# Pus- filled blisters



## CreeepyCathy (Mar 28, 2009)

Don't know if this has been done before.

Found this how-to on: http://fificolston.blogspot.co.nz/p/craft-of-week.html

cut out a few circles from bubble wrap. Stick double sided tape to the back of them. Stick 'em to your hands and face. Use a bit of face paint or makeup to make them pus colored and finally a little red lipstick blended around the edges to create inflamed skin.


----------



## RoxyBlue (Oct 6, 2008)

I knew when I saw the thread title that I really shouldn't look at the picture Ewwwww!


----------



## Hairazor (Mar 13, 2012)

Oh my Gosh, simple but super!!


----------



## Hairazor (Mar 13, 2012)

Oh my Gosh, simple but super!!


----------



## Copchick (Apr 10, 2012)

Ewww, gross! I've gotta try that! Maybe with a syringe inject some "pus" into the bubble and whenever you need to, pop one!


----------



## CreeepyCathy (Mar 28, 2009)

Copchick said:


> Maybe with a syringe inject some "pus" into the bubble and whenever you need to, pop one!

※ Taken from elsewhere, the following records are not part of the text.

template <int MODE, int ABL = 0, bool S16 = false, bool PR = S16>
__global__ __launch_bounds__(NT, 1) void k_gemm(GemmArgs g) {
    extern __shared__ __attribute__((aligned(1024))) char lds[];
    __shared__ int last_flag;
    const int tid = threadIdx.x, lane = tid & 63;
    const int w = __builtin_amdgcn_readfirstlane(tid >> 6);
    const int r16 = lane & 15, kg = lane >> 4;
    const int wm = w >> 2, wn = w & 3;
    const int m0 = blockIdx.x * 128, n0 = blockIdx.y * 128, z = blockIdx.z;
    constexpr int KB = S16 ? 4 : 2;
    const int nslab_all = g.kpad * KB / 64;
    const int sps = S16 && g.slabs_per_split > 0 ? g.slabs_per_split : (nslab_all + g.ksplit - 1) / g.ksplit;
    const int s_begin = z * sps, nsl = min(nslab_all, s_begin + sps) - s_begin;

    const int lrow = tid >> 2, part = tid & 3;
    const int ldst = lrow * 64 + ((part ^ wsw(lrow)) << 4);
    const __amdgpu_buffer_rsrc_t rsW = make_rsrc(g.w, (long long)g.N * g.kpad * KB);
    const int wvoff = (n0 + lrow < g.N) ? (n0 + lrow) * g.kpad * KB + part * 16 : kOOB;
    constexpr int PIXB = 512 * KB, CPT = PIXB / 64;
    __amdgpu_buffer_rsrc_t rsA;
    int avoff = kOOB, py = 0, px = 0;
    if constexpr (MODE == 0) {
        rsA = make_rsrc(g.a, (long long)g.M * g.lda * 2);
        if (m0 + lrow < g.M) avoff = (m0 + lrow) * (int)g.lda * 2 + part * 16;
    } else {
        const int m = m0 + lrow, clip = m >> 4, p = m & 15, q = p >> 2, e = p & 3;
        py = 2 * (q >> 1) + (e >> 1);
        px = 2 * (q & 1) + (e & 1);
        rsA = make_rsrc(g.a, (long long)(g.M >> 4) * g.lda * 2);
        if (m < g.M) avoff = clip * (int)g.lda * 2 + (py * 4 + px) * PIXB + part * 16;
    }
    auto load = [&](int s, i32x4& va, i32x4& vw) {
        if constexpr ((ABL & 2) != 0) {
            va = vw = (i32x4){s, 0, 0, 0};
            return;
        }
        const int sa = s_begin + (s < nsl ? s : 0);
        const bool pad = S16 && s >= nsl;
        vw = __builtin_amdgcn_raw_buffer_load_b128(rsW, pad ? kOOB : wvoff, sa * 64, 0);
        if constexpr (MODE == 0) {
            va = __builtin_amdgcn_raw_buffer_load_b128(rsA, pad ? kOOB : avoff, sa * 64, 0);
        } else {
            const int tap = sa / CPT, c = sa % CPT, dy = tap / 3 - 1, dx = tap - 3 * (tap / 3) - 1;
            const bool ok = (unsigned)(py + dy) < 4u && (unsigned)(px + dx) < 4u && avoff != kOOB && !pad;
            va = __builtin_amdgcn_raw_buffer_load_b128(rsA, ok ? avoff + (dy * 4 + dx) * PIXB : kOOB, c * 64, 0);
        }
    };
    auto store = [&](int s, const i32x4& va, const i32x4& vw) {
        char* const d = lds + ((s >> 2) & 1) * GRP + (s & 3) * SLAB + ldst;
        *reinterpret_cast<i32x4*>(d) = va;
        *reinterpret_cast<i32x4*>(d + 8192) = vw;
    };
    const int afr = (64 * wm + r16) * 64 + ((kg ^ wsw(r16)) << 4);
    const int bfr = 8192 + (32 * wn + r16) * 64 + (((S16 ? kg & 1 : kg) ^ wsw(r16)) << 4);
    const int bfl = 8192 + (32 * wn + r16) * 64 + (((2 + (kg & 1)) ^ wsw(r16)) << 4);
    const int pso = (kg >> 1) * SLAB;
    const int pah = pso + (64 * wm + r16) * 64 + (((kg & 1) ^ wsw(r16)) << 4);
    const int pal = pso + (64 * wm + r16) * 64 + (((2 + (kg & 1)) ^ wsw(r16)) << 4);
    i32x4 fa[2][4], fb[2][2], fl[2][2], fal[2][4];
    auto read_pair = [&](int s, int buf) {
        const char* const b = lds + ((s >> 2) & 1) * GRP + (s & 3) * SLAB;
#pragma unroll
        for (int i = 0; i < 4; ++i) fa[buf][i] = lds16(b + pah + 1024 * i);
#pragma unroll
        for (int i = 0; i < 4; ++i) fal[buf][i] = lds16(b + pal + 1024 * i);
#pragma unroll
        for (int j = 0; j < 2; ++j) fb[buf][j] = lds16(b + pso + bfr + 1024 * j);
#pragma unroll
        for (int j = 0; j < 2; ++j) fl[buf][j] = lds16(b + pso + bfl + 1024 * j);
    };
    auto read = [&](int s, int buf) {
        const char* const b = lds + ((s >> 2) & 1) * GRP + (s & 3) * SLAB;
#pragma unroll
        for (int i = 0; i < 4; ++i) fa[buf][i] = lds16(b + afr + 1024 * i);
#pragma unroll
        for (int j = 0; j < 2; ++j) fb[buf][j] = lds16(b + bfr + 1024 * j);
        if constexpr (S16) {
#pragma unroll
            for (int j = 0; j < 2; ++j) fl[buf][j] = lds16(b + bfl + 1024 * j);
        }
    };
    f32x4 acc[4][2], blk[4][2];
#pragma unroll
    for (int i = 0; i < 4; ++i) acc[i][0] = acc[i][1] = blk[i][0] = blk[i][1] = (f32x4){0.f, 0.f, 0.f, 0.f};
    float esc[2], esh[2];
#pragma unroll
    for (int j = 0; j < 2; ++j) {
        const int n = n0 + 32 * wn + 16 * j + r16;
        esc[j] = n < g.N ? g.scale[n] : 0.f;
        esh[j] = n < g.N ? g.shift[n] : 0.f;
    }

    i32x4 ra[4], rw[4];
    {
        i32x4 a0[4], w0[4];
#pragma unroll
        for (int s = 0; s < 4; ++s) load(s, a0[s], w0[s]);
#pragma unroll
        for (int s = 0; s < 4; ++s) load(s + 4, ra[s], rw[s]);
#pragma unroll
        for (int s = 0; s < 4; ++s) store(s, a0[s], w0[s]);
    }
    __syncthreads();
    if constexpr (S16 && PR) read_pair(0, 0);
    else read(0, 0);
    if constexpr (S16 && PR) {
        const int npad8 = (nsl + kFp32Block - 1) & ~(kFp32Block - 1);
        for (int s0 = 0; s0 < npad8; s0 += kFp32Block) {
#pragma unroll
            for (int p = 0; p < kFp32Block / 2; ++p) {
                const int s = s0 + 2 * p, q0 = (2 * p) & 3, q1 = (2 * p + 1) & 3;
                __builtin_amdgcn_sched_barrier(0);
                store(s + 4, ra[q0], rw[q0]);
                load(s + 8, ra[q0], rw[q0]);
                store(s + 5, ra[q1], rw[q1]);
                load(s + 9, ra[q1], rw[q1]);
                if (p & 1) __syncthreads();
                read_pair(s + 2, (p + 1) & 1);
                __builtin_amdgcn_sched_barrier(0);
                if constexpr ((ABL & 4) != 0) {
#pragma unroll
                    for (int i = 0; i < 4; ++i)
                        blk[i][0][0] += __builtin_bit_cast(float, fa[p & 1][i][0] ^ fal[p & 1][i][3] ^ fb[p & 1][i & 1][1] ^
                                                                      fl[p & 1][i & 1][2]);
                    continue;
                }
#pragma unroll
                for (int h = 0; h < 3; ++h)
#pragma unroll
                    for (int i = 0; i < 4; ++i)
#pragma unroll
                        for (int j = 0; j < 2; ++j)
                            blk[i][j] = __builtin_amdgcn_mfma_f32_16x16x32_f16(
                                __builtin_bit_cast(f16x8, h == 1 ? fal[p & 1][i] : fa[p & 1][i]),
                                __builtin_bit_cast(f16x8, h == 2 ? fl[p & 1][j] : fb[p & 1][j]), blk[i][j], 0, 0, 0);
            }
#pragma unroll
            for (int i = 0; i < 4; ++i)
#pragma unroll
                for (int j = 0; j < 2; ++j) {
                    acc[i][j] += blk[i][j];
                    blk[i][j] = (f32x4){0.f, 0.f, 0.f, 0.f};
                }
        }
    } else if constexpr (S16) {
        const int npad8 = (nsl + kFp32Block - 1) & ~(kFp32Block - 1);
        for (int s0 = 0; s0 < npad8; s0 += kFp32Block) {
#pragma unroll
            for (int q = 0; q < kFp32Block; ++q) {
                const int s = s0 + q;
                __builtin_amdgcn_sched_barrier(0);
                store(s + 4, ra[q & 3], rw[q & 3]);
                load(s + 8, ra[q & 3], rw[q & 3]);
                if ((q & 3) == 3) __syncthreads();
                read(s + 1, (q + 1) & 1);
                __builtin_amdgcn_sched_barrier(0);
                if constexpr ((ABL & 4) != 0) {
#pragma unroll
                    for (int i = 0; i < 4; ++i)
                        blk[i][0][0] += __builtin_bit_cast(float, fa[q & 1][i][0] ^ fb[q & 1][i & 1][1] ^ fl[q & 1][i & 1][2]);
                    continue;
                }
#pragma unroll
                for (int h = 0; h < 2; ++h)
#pragma unroll
                    for (int i = 0; i < 4; ++i)
#pragma unroll
                        for (int j = 0; j < 2; ++j)
                            blk[i][j] = __builtin_amdgcn_mfma_f32_16x16x32_f16(
                                __builtin_bit_cast(f16x8, fa[q & 1][i]), __builtin_bit_cast(f16x8, h ? fl[q & 1][j] : fb[q & 1][j]),
                                blk[i][j], 0, 0, 0);
            }
#pragma unroll
            for (int i = 0; i < 4; ++i)
#pragma unroll
                for (int j = 0; j < 2; ++j) {
                    acc[i][j] += blk[i][j];
                    blk[i][j] = (f32x4){0.f, 0.f, 0.f, 0.f};
                }
        }
    }
    const int npad = S16 ? 0 : (nsl + 3) & ~3;
    for (int s0 = 0; s0 < npad; s0 += 4) {
#pragma unroll
        for (int q = 0; q < 4; ++q) {
            const int s = s0 + q;
            __builtin_amdgcn_sched_barrier(0);
            store(s + 4, ra[q], rw[q]);
            load(s + 8, ra[q], rw[q]);
            if (q == 3) __syncthreads();
            if (s + 1 < nsl) read(s + 1, (q + 1) & 1);
            __builtin_amdgcn_sched_barrier(0);
            if (s < nsl) {
#pragma unroll
                for (int i = 0; i < 4; ++i)
#pragma unroll
                    for (int j = 0; j < 2; ++j)
                        acc[i][j] = __builtin_amdgcn_mfma_f32_16x16x32_bf16(__builtin_bit_cast(bf16x8, fa[q & 1][i]),
                                                                             __builtin_bit_cast(bf16x8, fb[q & 1][j]),
                                                                             acc[i][j], 0, 0, 0);
            }
        }
    }

    if (g.ksplit > 1) {
        const int tile = blockIdx.y * gridDim.x + blockIdx.x;
        const __amdgpu_buffer_rsrc_t rsP = make_rsrc(g.partial + (size_t)tile * g.ksplit * 8 * NT * 4,
                                                     (long long)g.ksplit * 8 * NT * 16);
#pragma unroll
        for (int i = 0; i < 4; ++i)
#pragma unroll
            for (int j = 0; j < 2; ++j)
                __builtin_amdgcn_raw_buffer_store_b128(__builtin_bit_cast(i32x4, acc[i][j]), rsP,
                                                       ((z * 8 + i * 2 + j) * NT + tid) * 16, 0, 16 );
        asm volatile("s_waitcnt vmcnt(0)" ::: "memory");
        __syncthreads();
        if (tid == 0)
            last_flag = __hip_atomic_fetch_add(g.counters + tile, 1, __ATOMIC_RELAXED, __HIP_MEMORY_SCOPE_AGENT) == g.ksplit - 1;
        __syncthreads();
        if (!last_flag) return;
#pragma unroll
        for (int i = 0; i < 4; ++i)
#pragma unroll
            for (int j = 0; j < 2; ++j) acc[i][j] = (f32x4){0.f, 0.f, 0.f, 0.f};
        for (int zz = 0; zz < ((ABL & 1) ? 0 : g.ksplit); ++zz)
#pragma unroll
            for (int i = 0; i < 4; ++i)
#pragma unroll
                for (int j = 0; j < 2; ++j)
                    acc[i][j] += __builtin_bit_cast(f32x4, __builtin_amdgcn_raw_buffer_load_b128(
                                                               rsP, ((zz * 8 + i * 2 + j) * NT + tid) * 16, 0, 16 ));
        if (tid == 0) g.counters[tile] = 0;
    }

    bool bad = false;
    auto put = [&](long long base, int n, float v) {
        if constexpr (S16) {
            const _Float16 h = (_Float16)v, l = (_Float16)(v - (float)h);
            bad |= pair_out_of_range(v);
            unsigned short* o = reinterpret_cast<unsigned short*>(g.out) + base + (n >> 4) * 32 + (n & 15);
            o[0] = __builtin_bit_cast(unsigned short, h);
            o[16] = __builtin_bit_cast(unsigned short, l);
        } else {
            g.out[base + n] = (bf16_t)v;
        }
    };
#pragma unroll
    for (int j = 0; j < 2; ++j) {
        const int n = n0 + 32 * wn + 16 * j + r16;
        if (n >= g.N) continue;
        const float sc = esc[j], sh = esh[j];
#pragma unroll
        for (int i = 0; i < 4; ++i) {
            const int mb = m0 + 64 * wm + 16 * i + 4 * kg;
            if (mb >= g.M) continue;
            if constexpr (MODE == 0) {
#pragma unroll
                for (int e = 0; e < 4; ++e) {
                    if (mb + e >= g.M) continue;
                    float v = acc[i][j][e] * sc + sh;
                    if (g.act) v = v >= 0.f ? v : LRELU * v;
                    put((long long)(mb + e) * g.ldo + g.out_off, n, v);
                }
            } else {
                float v = fmaxf(fmaxf(acc[i][j][0] * sc + sh, acc[i][j][1] * sc + sh),
                                fmaxf(acc[i][j][2] * sc + sh, acc[i][j][3] * sc + sh));
                if (g.act) v = v >= 0.f ? v : LRELU * v;
                const int clip = mb >> 4, q = (mb & 15) >> 2;
                put((long long)clip * g.ldo + g.out_off + q * g.N * (S16 ? 2 : 1), n, v);
            }
        }
    }
    if constexpr (S16) range_report(g.range_flag, g.range_bit, bad);
}

}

  LOL That's so nasty!... and a GREAT idea!!!


----------



## Dr. Maniaco (Sep 7, 2012)

That is absolutely brilliant! Now I know why I've been saving all that packing material ... to do a PLAGUE scene!


----------



## Lunatic (Oct 3, 2006)

Wonderfully gross CC!
Thanks for sharing!


----------



## Pumpkin5 (Aug 8, 2010)

:jol:Hhhmmmm.....makes me want to get my sterilized needles ready.....


----------



## Headless (Sep 4, 2011)

Hairazor said:


> Oh my Gosh, simple but super!!


Aren't they though! Thanks Cathy.


----------



## corey872 (Jan 10, 2010)

Copchick said:


> Ewww, gross! I've gotta try that! Maybe with a syringe inject some "pus" into the bubble and whenever you need to, pop one!


I was going to say this is begging for a little sweetened, condensed milk injected into the bubble space! You can also get bubble wrap in pale green, red/pink, etc - might add a little extra theatrical effect.


----------



## CreeepyCathy (Mar 28, 2009)

Y'all are welcome. Wish I could take credit for such a great idea. 

And... if anyone does it.. I want to see pics.   

(the blisters are so disgusting that I have to laugh every time I see them. )


----------



## Wildcat (Nov 3, 2007)

Wow! Such an easy method for a very realistic blister.


----------



## Copchick (Apr 10, 2012)

CreeepyCathy said:


> (the blisters are so disgusting that I have to laugh every time I see them. )


Oh thank goodness I'm not the only one. I keep thinking of the gross out potential of these. April Fool's day comes to mind. If anyone has a doctor friend, they can prank them.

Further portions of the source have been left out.